During the summer of 2000 for almost two weeks there were no available
shelter beds for women fleeing violence in the City of Toronto. Women need
access to community and neighbourhood services and supports,
including accessible and affordable childcare services, ethno-specific
services, women centres and violence against women specific services
available to them through settlement agencies. Legal supports
are also a critical area of concern. Mandatory risk assessments
and stronger Bail limitations. One bail breach must mean incarceration
for an abuser. Legal aid certificates and hours must be extended. Women need
access to affordable counselling and appropriate mental health
services. Childhood sexual abuse survivors and women who have
experienced sexual assault have indicated a need for a short-term safe
house facility. Finally, and most importantly, the 21% cut to
welfare rates must be restored.
As a service, our areas of priority are strongly directed
by the current identified needs of women who use our service. As women and
community inform us of our priorities, the Helpline then
responds by trying to incorporate, diversify, expand or include where
appropriate. Our strength as an agency lies in the ability to
work with community and other stakeholders, most importantly our callers.
Important to Remember!
When you are writing about the issue of violence against
women it is critically important to also provide resource numbers for
women who may want to reach out for help or support. Be sure to
include the toll-free AWHL phone number and other appropriate local
resources and supports in your piece.
Speak to an expert! Contact your local violence against
women service (shelter, rape crisis centre, women’s centre, AWHL)
and discuss your piece. You can also contact provincial agencies
and associations such as:
OAITH (Ontario Association of Interval and Transition
Houses), OCRCC (Ontario Coalition of Rape Crisis Centres),
Education Wife Assault, DAWN (The
DisAbled Women’s Network), AOCVF (Action ontarienne
contre la violence faite aux femmes), ONWA (Ontario
Native Women’s Association, or OCASI (Ontario
Coalition of Agencies Serving Immigrants).
Frontline women’s advocates are experts on the issue
of violence against women and can give you a real “snapshot”

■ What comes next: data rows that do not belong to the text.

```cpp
template <int D, bool ABLATE>
int split_method(const hode_solve_desc* d, const hode::SplitArgs& a, hipStream_t s) {
  const dim3 grid((d->batch + hode::kSplitPatients - 1) / hode::kSplitPatients), block(256);
  const size_t lds = (size_t)(d->n_times + 3) * sizeof(float);
#define HODE_SPLIT_FWD(M)                                                                                 \
  if (a.tape) hipLaunchKernelGGL((hode::split_fwd_kernel<D, M, ABLATE, true>), grid, block, lds, s, a);   \
  else hipLaunchKernelGGL((hode::split_fwd_kernel<D, M, ABLATE, false>), grid, block, lds, s, a);
  switch (d->method) {
    case HODE_METHOD_EULER: HODE_SPLIT_FWD(HODE_METHOD_EULER) break;
    case HODE_METHOD_MIDPOINT: HODE_SPLIT_FWD(HODE_METHOD_MIDPOINT) break;
    default: HODE_SPLIT_FWD(HODE_METHOD_RK4_38) break;
  }
  return hode::hip_fail(hipGetLastError(), "split kernel launch");
}

}

namespace {

template <int D, bool ABLATE>
int split_bwd_method(const hode_solve_desc* d, const hode::SplitBwdArgs& a, hipStream_t s) {
  const dim3 grid((d->batch + hode::kSplitPatients - 1) / hode::kSplitPatients), block(256);
  const size_t lds = (size_t)(d->n_times + 3) * sizeof(float);
#define HODE_SPLIT_BWD(M)                                                                                        \
  if (d->need_theta_grad) {                                                                                      \
    if (a.tape) hipLaunchKernelGGL((hode::split_bwd_kernel<D, M, ABLATE, true, true>), grid, dim3(384), lds, s, a); \
    else hipLaunchKernelGGL((hode::split_bwd_kernel<D, M, ABLATE, true, false>), grid, block, lds, s, a);          \
  } else {                                                                                                       \
    if (a.tape) hipLaunchKernelGGL((hode::split_bwd_kernel<D, M, ABLATE, false, true>), grid, dim3(320), lds, s, a); \
    else hipLaunchKernelGGL((hode::split_bwd_kernel<D, M, ABLATE, false, false>), grid, block, lds, s, a);         \
  }
  switch (d->method) {
    case HODE_METHOD_EULER: HODE_SPLIT_BWD(HODE_METHOD_EULER) break;
    case HODE_METHOD_MIDPOINT: HODE_SPLIT_BWD(HODE_METHOD_MIDPOINT) break;
    default: HODE_SPLIT_BWD(HODE_METHOD_RK4_38) break;
  }
  return hode::hip_fail(hipGetLastError(), "split bwd kernel launch");
}

}

namespace hode {

bool split_supported(const hode_solve_desc* d) { return (d->latent_dim == 8 || d->latent_dim == 12) && d->n_times <= kSplitMaxT; }

static size_t al256s(size_t x) { return (x + 255) / 256 * 256; }

static int n_stages(int method) { return method == HODE_METHOD_EULER ? 1 : (method == HODE_METHOD_MIDPOINT ? 2 : 4); }

static size_t split_partials_bytes(const hode_solve_desc* d) {
  const size_t nblk = (d->batch + kSplitPatients - 1) / kSplitPatients;
  const size_t M = d->latent_dim - 4;
  return al256s(nblk * 3 * (M * d->latent_dim + M) * sizeof(float)) + al256s(nblk * kNTheta * sizeof(float));
}
static size_t split_etape_bytes(const hode_solve_desc* d) {
  if (!(d->flags & HODE_FLAG_TAPE) || d->n_times < 2) return 0;
  return al256s((size_t)(d->n_times - 1) * (n_stages(d->method) - 1) * d->batch * 4 * sizeof(float));
}
static size_t split_ltape_bytes(const hode_solve_desc* d) {
  if (!(d->flags & HODE_FLAG_TAPE) || d->n_times < 2 || n_stages(d->method) != 4 || kLearnedTapeStages == 0) return 0;
  return al256s((size_t)(d->n_times - 1) * d->batch * (d->latent_dim - 4) * kLearnedTapeStages * sizeof(float));
}
static size_t split_tape_bytes(const hode_solve_desc* d) { return split_etape_bytes(d) + split_ltape_bytes(d); }
size_t split_workspace_bytes(const hode_solve_desc* d) { return split_partials_bytes(d) + split_tape_bytes(d); }
static float* split_tape(const hode_solve_desc* d) {
  return split_etape_bytes(d) ? (float*)((char*)d->workspace + split_partials_bytes(d)) : nullptr;
}
static float* split_ltape(const hode_solve_desc* d) {
  return split_ltape_bytes(d) ? (float*)((char*)d->workspace + split_partials_bytes(d) + split_etape_bytes(d)) : nullptr;
}

int split_rk_bwd(const hode_solve_desc* d, hipStream_t s) {
  const int nblk = (d->batch + kSplitPatients - 1) / kSplitPatients;
  const int M = d->latent_dim - 4;
  const int Pml = M * d->latent_dim + M;
  char* ws = (char*)d->workspace;
  SplitBwdArgs a{};
  a.t = d->t; a.dosage = d->dosage; a.dose_times = d->dose_times; a.theta = d->theta; a.w1 = d->w1; a.b1 = d->b1;
  a.h = d->h; a.grad_h = d->grad_h; a.grad_y0 = d->grad_y0;
// ... 37 lines not shown
```

Measured before the change: 75.94 million trajectories/s.

## Offload learned-weight outer-product accumulation to helper waves in adjoint kernel

In the theta-grad tape configuration, the adjoint kernel grows from 6 to 8 waves. The dW outer-product accumulation and the c-vector computation move off the main learned-adjoint waves onto new helper waves, which read the learned-part stage states that the main waves now stage through a new LDS ring. The intent is to shorten the critical path of the serial adjoint waves by spreading that work across more waves. The cost is more LDS, more threads per block with waves_per_eu min 2 (tighter register budget), and an extra stage-state write per stage.

New measurement: 76.57 million trajectories/s (median of 6 runs). No clear change (+0.8%).

```diff
diff --git a/hybrid-ode-neurips-2021_amd/csrc/hode_rk_split.hip b/hybrid-ode-neurips-2021_amd/csrc/hode_rk_split.hip
--- a/hybrid-ode-neurips-2021_amd/csrc/hode_rk_split.hip
+++ b/hybrid-ode-neurips-2021_amd/csrc/hode_rk_split.hip
@@ -450,7 +450,7 @@
 HODE_DEV F4 operator*(float s, const F4& v) { return F4{s * v.a, s * v.b}; }
 HODE_DEV F4 vfma(float s, const F4& x, const F4& y) { return F4{vfma(s, x.a, y.a), vfma(s, x.b, y.b)}; }
 
-template <int D, bool CW>
+template <int D, bool CW, bool HW = false>
 struct SplitBwdShared {
   static constexpr int RD = CW ? 3 : 2;
   static constexpr int M = D - 4;
@@ -460,22 +460,25 @@
   float gring[RD][4][kSplitPatients + 1][4];
   float tdring[RD][kSplitPatients][8];
   float uring[CW ? RD : 1][4][CW ? kSplitPatients : 1][CW ? M : 1];
+  float ylring[HW ? RD : 1][4][HW ? kSplitPatients : 1][HW ? M : 1];
   float red[4][4][M * D + M];
 };
 
 template <int D, int METHOD, bool ABLATE, bool HILL2, bool NEED_TH, bool K1, bool TAPE>
-HODE_DEV void split_bwd_body(const SplitBwdArgs& a, SplitBwdShared<D, TAPE>& sh) {
+HODE_DEV void split_bwd_body(const SplitBwdArgs& a, SplitBwdShared<D, TAPE, TAPE && NEED_TH>& sh) {
   constexpr int NS = sp_stages<METHOD>();
   typedef MlRows<D> Ml;
   typedef typename Ml::Own Own;
   constexpr int M = Ml::M, MR = Ml::MR, DP = Ml::DP, MP = Ml::MP;
   constexpr bool THW = TAPE && NEED_TH;
   constexpr bool CW = TAPE;
-  constexpr int RD = SplitBwdShared<D, TAPE>::RD;
+  constexpr bool HW = THW;
+  constexpr int RD = SplitBwdShared<D, TAPE, HW>::RD;
   constexpr int EL = CW ? 2 : 1;
-  constexpr int CWAVE = THW ? 5 : 4;
+  constexpr int CWAVE = 4;
+  constexpr int HWAVE0 = 4;
   auto& yring = sh.yring; auto& cring = sh.cring; auto& dring = sh.dring; auto& gring = sh.gring;
-  auto& tdring = sh.tdring; auto& uring = sh.uring; auto& red = sh.red;
+  auto& tdring = sh.tdring; auto& uring = sh.uring; auto& ylring = sh.ylring; auto& red = sh.red;
   extern __shared__ float tg[];
   const int tid = threadIdx.x;
   const int wave = tid >> 6, lane = tid & 63;
@@ -487,8 +490,8 @@
   sp_stage_grid(tg, a.t, a.T);
 #ifdef HODE_SPLIT_STAMPS
 #define HODE_SSTAMP(k) if (a.dbg && blockIdx.x == 0 && lane == 0) a.dbg[(size_t)wave * (a.T + 2) + (k)] = __builtin_amdgcn_s_memtime();
-#define HODE_PSTAMP(k, ph) { __builtin_amdgcn_sched_barrier(0); if (a.dbg && blockIdx.x == 0 && wave == 3 && lane == 0) a.dbg[(size_t)6 * (a.T + 2) + 64 + (size_t)(k) * 8 + (ph)] = __builtin_amdgcn_s_memtime(); __builtin_amdgcn_sched_barrier(0); }
-  if (a.dbg && blockIdx.x < 8 && lane == 0) a.dbg[(size_t)6 * (a.T + 2) + blockIdx.x * 8 + wave] = __builtin_amdgcn_s_getreg(63492);
+#define HODE_PSTAMP(k, ph) { __builtin_amdgcn_sched_barrier(0); if (a.dbg && blockIdx.x == 0 && wave == 3 && lane == 0) a.dbg[(size_t)8 * (a.T + 2) + 64 + (size_t)(k) * 8 + (ph)] = __builtin_amdgcn_s_memtime(); __builtin_amdgcn_sched_barrier(0); }
+  if (a.dbg && blockIdx.x < 8 && lane == 0) a.dbg[(size_t)8 * (a.T + 2) + blockIdx.x * 8 + wave] = __builtin_amdgcn_s_getreg(63492);
 #else
 #define HODE_SSTAMP(k)
 #define HODE_PSTAMP(k, ph)
@@ -501,6 +504,30 @@
         if (k + 2 < NIT) iter(k + 2, IC<2>{});
       }
     }
+  };
+  auto ml_epilogue = [&](const f2 (&dw)[Ml::NW], Own db, int lw, int q, auto PART) {
+    constexpr int part = decltype(PART)::value;
+    float* out = a.part_ml + ((size_t)blockIdx.x * 3 + (lw - 1)) * (M * D + M);
+    const bool writer = (lane & 15) < 4;
+    float* mine = &red[lw][lane >> 4][0];
+#pragma unroll
+    for (int r = 0; r < MR; ++r) {
+#pragma unroll
+      for (int i = 0; i < (part == 2 ? 0 : D); ++i) {
+        const float v = row_sum_stride4(Ml::dw_at(dw, r, i));
+        if (writer) mine[(q * MR + r) * D + i] = v;
+      }
+      if constexpr (part != 1) {
+        float dbr;
+        if constexpr (MR == 2) dbr = r == 0 ? db.x : db.y;
+        else dbr = db;
+        const float vb = row_sum_stride4(dbr);
+        if (writer) mine[M * D + q * MR + r] = vb;
+      }
+    }
+    __builtin_amdgcn_fence(__ATOMIC_SEQ_CST, "wavefront");
+    for (int c = (part == 2 ? M * D : 0) + lane; c < (part == 1 ? M * D : M * D + M); c += 64)
+      out[c] = (red[lw][0][c] + red[lw][1][c]) + (red[lw][2][c] + red[lw][3][c]);
   };
 
   if (wave == 0) {
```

of what is happening in your community in regards to violence against
women. They can also provide an analysis of the issue of violence
against women, which is intrinsic to writing an accurate and balanced
piece. Frontline women’s advocates have been doing this work for
over 30 years. If you are not sure how to contact advocates in
your community please call the Director of Programs and Services at
the Assaulted Women’s Helpline administration office and we can
put you in touch with an expert in your community.
Violence against women is a complex and pervasive systemic
issue, with multiple layers and differential impacts on different communities
of women.
Cross-Sectoral Strategy Emergency Measures
Violence against Women
An urgent concern for all Ontarians
After a Summer of Grief we need Practical Government Action
A Call for
in the Ontario Legislature
in support of
Emergency Measures for Women and Children
In the Fall 2000 Legislative Session
To All Parties of The Legislature of Ontario:
This summer, the brutal and unrelenting reality
of violence against women was brought home to Ontarians. Virtually
daily reports of women murdered or seriously injured by abusive partners
or stalkers served to underline the urgent nature of the crisis.
As well as the highly publicized murders of Gillian
Hadley of Pickering and Bohumilla Luft of Kitchener: Hemoutie Raghunauth
of Pickering, Harjaap Bolla of Mississauga, Laurie Lynn Vollmershausen
of Stratford, Renee Joyson of St. Catherines and Patricia Real of
Etobicoke were brutally murdered.
Maria Frana of Malton, Zahra Zeinali of Rexdale
and Camille Bonterre of Scarborough just barely survived horrific
injuries. Theirs are only the reported attacks, and they all took
place within just a few months over this past summer.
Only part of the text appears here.